Towering shade trees, acres of immaculately kept grass and sunny sloping roads rise out of the business district east of Kalispell where lunch-time strollers and joggers pass. It's not a park, but the historic Conrad Cemetery. More than 100 years after Kalispell founder Charles Conrad was laid to rest there, the stately cemetery has evolved into something unexpected — a place where liveliness and death are smoothly juxtaposed.

Manager Jim Korn said cemetery officials don't actively discourage people from walking, running or exploring around the hallowed grounds.

"When people come in a respectful manner for the solitude and peacefulness of the area, we try to accommodate them," he said. "We don't see anything wrong with that."

It is a tribute to the four seasonal caretakers and five trustees of the cemetery that people are attracted to the well-tended 85 acres. That attraction doesn't fall too far from the origins of the cemetery.

The family of Charles Conrad realized the little town of Kalispell had grown to a size where a cemetery was needed. True to their style, they methodically went about planning one, picking out the spot on Conrad Drive and ensuring legislation that will keep it maintained in perpetuity.

A landscape architect from Minneapolis designed the circular roads, the way that trees are grouped and how monuments are laid out in a striking pattern.

"This cemetery has a unique design that isn't found often out West," Korn said. The cemetery copies the trend occurring in the metropolitan East at the turn of the century, when cemeteries and parks commingled in design.

It is that same park-like quality that attracts people in running shoes now.

On the west side lies "babyland," bright and busy with whirligigs and wind chimes in motion beneath the pines. Inlaid headstones tell of the brief lives of beloved infants, some of whom would now be elderly had they lived.

In contrast, on the east side is the somber brick mausoleum where the Conrad family is entombed.

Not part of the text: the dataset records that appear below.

# Gadersd/stable-diffusion-xl-burn

Measured on AMD Instinct MI355X. Metric: images/sec SDXL-base 1024x1024 30-step CFG7.5 (whole job); UNet step ms p50, higher is better.
Workload: dtype f16; 1 GPU; SDXL-base 1024x1024, n_steps=30 (31 CFG UNet step pairs), CFG 7.5, batch 1 prompt/GPU + VAE decode to u8 (BASELINE configs[1]); precision=f16, vae_dtype=f32_split, weights=synthetic seeded (random-init SDXL-base architecture), mix_classes=0, parallelism=replica x1, 1 prompt per GPU, weights broadcast once over RCCL, hipgraph=True, split_cfg=False, fused_xattn=True, pipelined_decode=False, prompts_per_call=1, full=False, library=stable-diffusion-xl-burn_amd/lib/libsdxl_mi355.so, debug_set=

## Files before the change

### stable-diffusion-xl-burn_amd/csrc/igemm_wreg.hip

```cpp
#include "igemm_common.h"
#include <atomic>

namespace sdxl {

template <int OFF> __device__ __forceinline__ half8 wreg_gload128(const half_t* ptr) {
  half8 v;
  asm volatile("global_load_dwordx4 %0, %1, off offset:%2" : "=v"(v) : "v"(ptr), "n"(OFF));
  return v;
}

__global__ void repack_wfrag_kernel(const f32x4* __restrict__ src, f32x4* __restrict__ dst, int nblocks, int nk) {
  const size_t i = (size_t)blockIdx.x * blockDim.x + threadIdx.x;
  const size_t total = (size_t)nblocks * nk * 256;
  if (i >= total) return;
  const int lane = (int)(i & 63), kk = (int)((i >> 6) & 3);
  const size_t t = i >> 8;
  const int kt = (int)(t % nk);
  const int nb = (int)(t / nk);
  dst[i] = src[(size_t)(nb * 32 + (lane & 31)) * (nk * 8) + kt * 8 + kk * 2 + (lane >> 5)];
}
void launch_repack_wfrag(const void* w, void* wf, int Npad, int Kpad, hipStream_t s) {
  const int nblocks = Npad / 32, nk = Kpad / 64;
  const size_t total = (size_t)nblocks * nk * 256;
  hipLaunchKernelGGL(repack_wfrag_kernel, dim3((unsigned)((total + 255) / 256)), dim3(256), 0, s, reinterpret_cast<const f32x4*>(w),
                     reinterpret_cast<f32x4*>(wf), nblocks, nk);
}

template <int TM> struct WregEpiOperands { half8 rh[TM]; f32x4 rf[TM][2]; f32x4 bz0, bz1, sg0, sg1; };
template <int TM>
__device__ __forceinline__ void wreg_epilogue_request(const IgemmParams& p, int mw, int nw, int lane, int t, const void* zeros, WregEpiOperands<TM>& op) {
  const int fr = lane & 31, fh = lane >> 5;
  const f32x4* zv = reinterpret_cast<const f32x4*>(zeros);
  const int n0 = nw + t * 16 + 8 * fh;
  const bool r16 = p.R && p.r_dt == DT_F16, r32 = p.R && p.r_dt == DT_F32;
#pragma unroll
  for (int i = 0; i < TM; ++i) {
    const int m = mw + i * 32 + fr;
    const bool ok = m < p.M;
    const size_t o = (size_t)(ok ? m : 0) * p.ldr + n0;
    op.rh[i] = *((r16 && ok) ? reinterpret_cast<const half8*>(reinterpret_cast<const half_t*>(p.R) + o) : reinterpret_cast<const half8*>(zeros));
    if (r32) {
      op.rf[i][0] = *(ok ? reinterpret_cast<const f32x4*>(reinterpret_cast<const float*>(p.R) + o) : zv);
      op.rf[i][1] = *(ok ? reinterpret_cast<const f32x4*>(reinterpret_cast<const float*>(p.R) + o + 4) : zv);
    }
  }
  op.bz0 = *(p.bias ? reinterpret_cast<const f32x4*>(p.bias + nw + 16 * t + 4 * fh) : zv);
  op.bz1 = *(p.bias ? reinterpret_cast<const f32x4*>(p.bias + nw + 16 * t + 8 + 4 * fh) : zv);
  op.sg0 = *(p.shadow ? reinterpret_cast<const f32x4*>(p.shadow_gamma + n0) : zv);
  op.sg1 = *(p.shadow ? reinterpret_cast<const f32x4*>(p.shadow_gamma + n0 + 4) : zv);
}
template <int TM>
__device__ __forceinline__ void wreg_epilogue(const IgemmParams& p, const f32x16 (&acc)[TM], int mw, int nw, int lane, int w, int t,
                                              float* xch, const WregEpiOperands<TM>& op) {
  const int fr = lane & 31, fh = lane >> 5;
  float sv[TM][8];
  int m[TM];
  bool mok[TM];
#pragma unroll
  for (int i = 0; i < TM; ++i) { m[i] = mw + i * 32 + fr; mok[i] = m[i] < p.M; }
  const int n0 = nw + t * 16 + 8 * fh;
  {
    const bool r16 = p.R && p.r_dt == DT_F16, r32 = p.R && p.r_dt == DT_F32;
    const half8 (&rh)[TM] = op.rh;
    const f32x4 (&rf)[TM][2] = op.rf;
    const f32x4 bz0 = op.bz0, bz1 = op.bz1;
#pragma unroll
    for (int i = 0; i < TM; ++i) {
      f32x4 v0, v1;
#pragma unroll
      for (int r = 0; r < 4; ++r) {
        v0[r] = t ? acc[i][8 + r] : acc[i][r];
        v1[r] = t ? acc[i][12 + r] : acc[i][4 + r];
      }
      v0 = v0 + bz0; v1 = v1 + bz1;
      float wv[8];
#pragma unroll
      for (int r = 0; r < 4; ++r) {
        const auto sw = __builtin_amdgcn_permlane32_swap(__float_as_uint(v0[r]), __float_as_uint(v1[r]), false, false);
        wv[r] = __uint_as_float(sw[0]);
        wv[4 + r] = __uint_as_float(sw[1]);
      }
      if (r16) {
#pragma unroll
        for (int e = 0; e < 8; ++e) wv[e] += (float)rh[i][e];
      } else if (r32) {
#pragma unroll
        for (int e = 0; e < 4; ++e) { wv[e] += rf[i][0][e]; wv[4 + e] += rf[i][1][e]; }
      }
      if (p.c_dt == DT_F16) {
        half8 h;
#pragma unroll
        for (int e = 0; e < 8; ++e) h[e] = (half_t)wv[e];
        if (mok[i]) *reinterpret_cast<half8*>(reinterpret_cast<half_t*>(p.C) + (size_t)m[i] * p.ldc + n0) = h;
#pragma unroll
        for (int e = 0; e < 8; ++e) sv[i][e] = (float)h[e];
      } else {
        if (mok[i]) {
          float* cp = reinterpret_cast<float*>(p.C) + (size_t)m[i] * p.ldc + n0;
          *reinterpret_cast<f32x4*>(cp) = f32x4{wv[0], wv[1], wv[2], wv[3]};
          *reinterpret_cast<f32x4*>(cp + 4) = f32x4{wv[4], wv[5], wv[6], wv[7]};
        }
        if (p.shadow && p.shadow_lo_scale < 0.f) {
          float xs[8];
#pragma unroll
          for (int e = 0; e < 4; ++e) { xs[e] = wv[e] * op.sg0[e]; xs[4 + e] = wv[4 + e] * op.sg1[e]; }
          if (mok[i]) store_hl8(reinterpret_cast<float*>(p.shadow) + (size_t)m[i] * p.shadow_ld, n0, xs);
        } else
        if (p.shadow) {
          half8 hs;
#pragma unroll
          for (int e = 0; e < 4; ++e) { hs[e] = (half_t)(wv[e] * op.sg0[e]); hs[4 + e] = (half_t)(wv[4 + e] * op.sg1[e]); }
          if (p.shadow_lo_scale > 0.f) {
            half8 hl;
#pragma unroll
            for (int e = 0; e < 4; ++e) {
              float x0 = wv[e] * op.sg0[e], x1 = wv[4 + e] * op.sg1[e];
              asm("" : "+v"(x0)); asm("" : "+v"(x1));
// ... 137 lines not shown
    xattn_unit_long(qf, op.kf, op.vf, fx, p.xa_nctx, fh, o);
  } else
  xattn_unit(qf, op.kf, op.vf, p.xa_nctx, fh, o);
  const int m = m0 + 32 * ui + fr;
  half_t* crow = reinterpret_cast<half_t*>(p.C) + (size_t)(m < p.M ? m : 0) * p.ldc + n0 + 64 * uh + 8 * fh;
#pragma unroll
  for (int dt = 0; dt < 2; ++dt)
#pragma unroll
    for (int t = 0; t < 2; ++t) {
      half8 h;
#pragma unroll
      for (int r = 0; r < 4; ++r) {
        const auto sw = __builtin_amdgcn_permlane32_swap(__float_as_uint(o[dt][8 * t + r]), __float_as_uint(o[dt][8 * t + 4 + r]), false, false);
        h[r] = (half_t)__uint_as_float(sw[0]);
        h[4 + r] = (half_t)__uint_as_float(sw[1]);
      }
      if (m < p.M) *reinterpret_cast<half8*>(crow + 32 * dt + 16 * t) = h;
    }
}
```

Separated from the rest of the property, the shed-sized mausoleum overlooks the Stillwater River. Austere and self-contained, the crypt contains the remains of five of Kalispell's wealthy and benevolent founders. High, barred windows offer a glimpse of the marble tombstones inside.

Between babyland and the mausoleum are looping roads, connecting the history-rich headstones in the center with an area of newer burials on the northeast hillside.

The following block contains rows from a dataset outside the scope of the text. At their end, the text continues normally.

int dws_model_update_params(dws_model* m, int32_t count, const char* const* names, const float* const* srcs, void* stream);

int dws_model_set_option(dws_model* m, const char* key, const char* value);

int dws_model_commit(dws_model* m, void* stream);

int dws_model_prepare(dws_model* m, int64_t B, int64_t L);

int dws_model_set_condition(dws_model* m, const float* mel, int64_t Bm, int64_t Tmel, void* stream);

int dws_model_forward(dws_model* m, const float* audio, const float* steps, float* out, void* stream);

int dws_model_forward_train(dws_model* m, const float* audio, const float* steps, float* out, void* stream);
int dws_model_backward(dws_model* m, const float* dout, void* stream);
int dws_model_backward_input(dws_model* m, const float* dout, float* daudio, int32_t param_grads, void* stream);
int dws_model_get_grad(dws_model* m, const char* name, float* dst, int64_t numel, void* stream);
int dws_model_get_grads(dws_model* m, int32_t count, const char* const* names, float* const* dsts, const int64_t* numels,
                        void* stream);

int dws_model_set_grad_sinks(dws_model* m, int32_t count, const char* const* names, float* const* dsts, const int64_t* numels,
                             const int32_t* groups, int32_t ngroups);
int dws_model_grad_group_wait(dws_model* m, int32_t group, void* waiting_stream);
int dws_model_grad_ready_seq(dws_model* m, int32_t count, const char* const* names, int32_t* seq_out);

int dws_model_read_tap(dws_model* m, const char* tap, float* dst, int64_t capacity, void* stream);

int dws_sampler_run(dws_model* m, float* x, const float* alpha, const float* alpha_bar,
                    const float* sigma, int32_t T, const float* noise, uint64_t seed,
                    int32_t init_from_seed, int32_t use_graph, void* stream);

int dws_sampler_steps(dws_model* m, float* x, const float* alpha, const float* alpha_bar,
                      const float* sigma, int32_t T, int32_t t_start, int32_t n_steps,
                      uint64_t seed, int32_t use_graph, void* stream);

#define DWS_SAMPLER_DDPM 0
#define DWS_SAMPLER_DDIM 1
#define DWS_SAMPLER_DPMPP2M 2
int dws_sampler_run_schedule(dws_model* m, float* x, int32_t kind, int32_t S, const float* net_steps,
                             const float* coef, const float* noise, uint64_t seed, int32_t init_from_seed,
                             int32_t use_graph, void* stream);

#define DWS_START_AS_GIVEN 0
#define DWS_START_QSAMPLE  1
typedef struct dws_sampler_edit {
    const float*   edit_coef;
    const float*   known;
    const uint8_t* mask;
    const float*   known_noise;
    const float*   start_noise;
    int32_t        start_step;
    int32_t        start_mode;
} dws_sampler_edit;
int dws_sampler_run_edit(dws_model* m, float* x, int32_t kind, int32_t S, const float* net_steps,
                         const float* coef, const float* noise, uint64_t seed, int32_t init_from_seed,
                         int32_t use_graph, const dws_sampler_edit* edit, void* stream);

int dws_sampler_run_program(dws_model* m, float* x, int32_t kind, int32_t S, const float* net_steps,
                            const float* coef, int32_t V, const int32_t* visit_step, const float* jump_coef,
                            const float* noise, uint64_t seed, int32_t init_from_seed, int32_t use_graph,
                            const dws_sampler_edit* edit, void* stream);

int dws_philox_normal(float* x, int64_t n, uint64_t seed, uint32_t stream_id, void* stream);

int dws_mel_spectrogram(const float* audio, int64_t B, int64_t T, const float* window, const float* mel_basis,
                        int32_t n_fft, int32_t hop, int32_t n_mels, float clip, float* out, void* stream);

int dws_gemm_bf16x6(const float* A, const float* B, float* C, int64_t M, int64_t N, int64_t K, void* stream);

int dws_gemm_f16x3(const float* A, const float* B, float* C, int64_t M, int64_t N, int64_t K, float scale_a, float scale_b,
                   void* stream);

int dws_profile_enable(const char* substr);
int dws_profile_query(int64_t* launches, double* total_ms);
int dws_profile_query_each(double* ms, int64_t capacity, int64_t* launches);
int dws_profile_disable(void);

For something as permanent as a graveyard, Conrad Cemetery has a feel of fleeting moods and changes, dictated by the weather from which it stands unprotected.

"As the light hits the monuments at different times of the day and different seasons, you become aware of some you didn't see before," Korn said.

Some visitors to the cemetery lope through, heedless of the monuments. Others have to stop and investigate. Their curiosity is rewarded.

Three former Montana governors reportedly are buried in the cemetery. Robert Burns Smith was Democrat-Populist governor from 1897-1901. He died in 1908 in Kalispell. Samuel Vernon Stewart was a Democrat in office from 1913-1921. He also was a candidate for the Democratic nomination for vice president in 1920; he died in office during his second term in 1939. John Edward Erickson, another Democrat, served from 1925-1933. He was also a U.S. Senator in 1933-34. He died in 1946.

Korn, whose grandparents are buried at Conrad, said," I grew up understanding it was a special place."

He says old-school etiquette is still observed there. Visitors take care not to walk on the graves. They don't litter, and they treat the cemetery with respect, even if they're only there for the cardiovascular benefits.

That means the funeral-in-progress signs are the equivalent of "no vacancy" for recreationists in the cemetery.

"When there's a funeral going on, they should be elsewhere. For the most part, they're respectful of that, not having somebody jogging through the middle of cars [in a funeral procession]," Korn said.

There's usually a good time to come back. The cemetery is open from 8 a.m. to 8 p.m. in the summer, and people come and go "all day long," Korn said.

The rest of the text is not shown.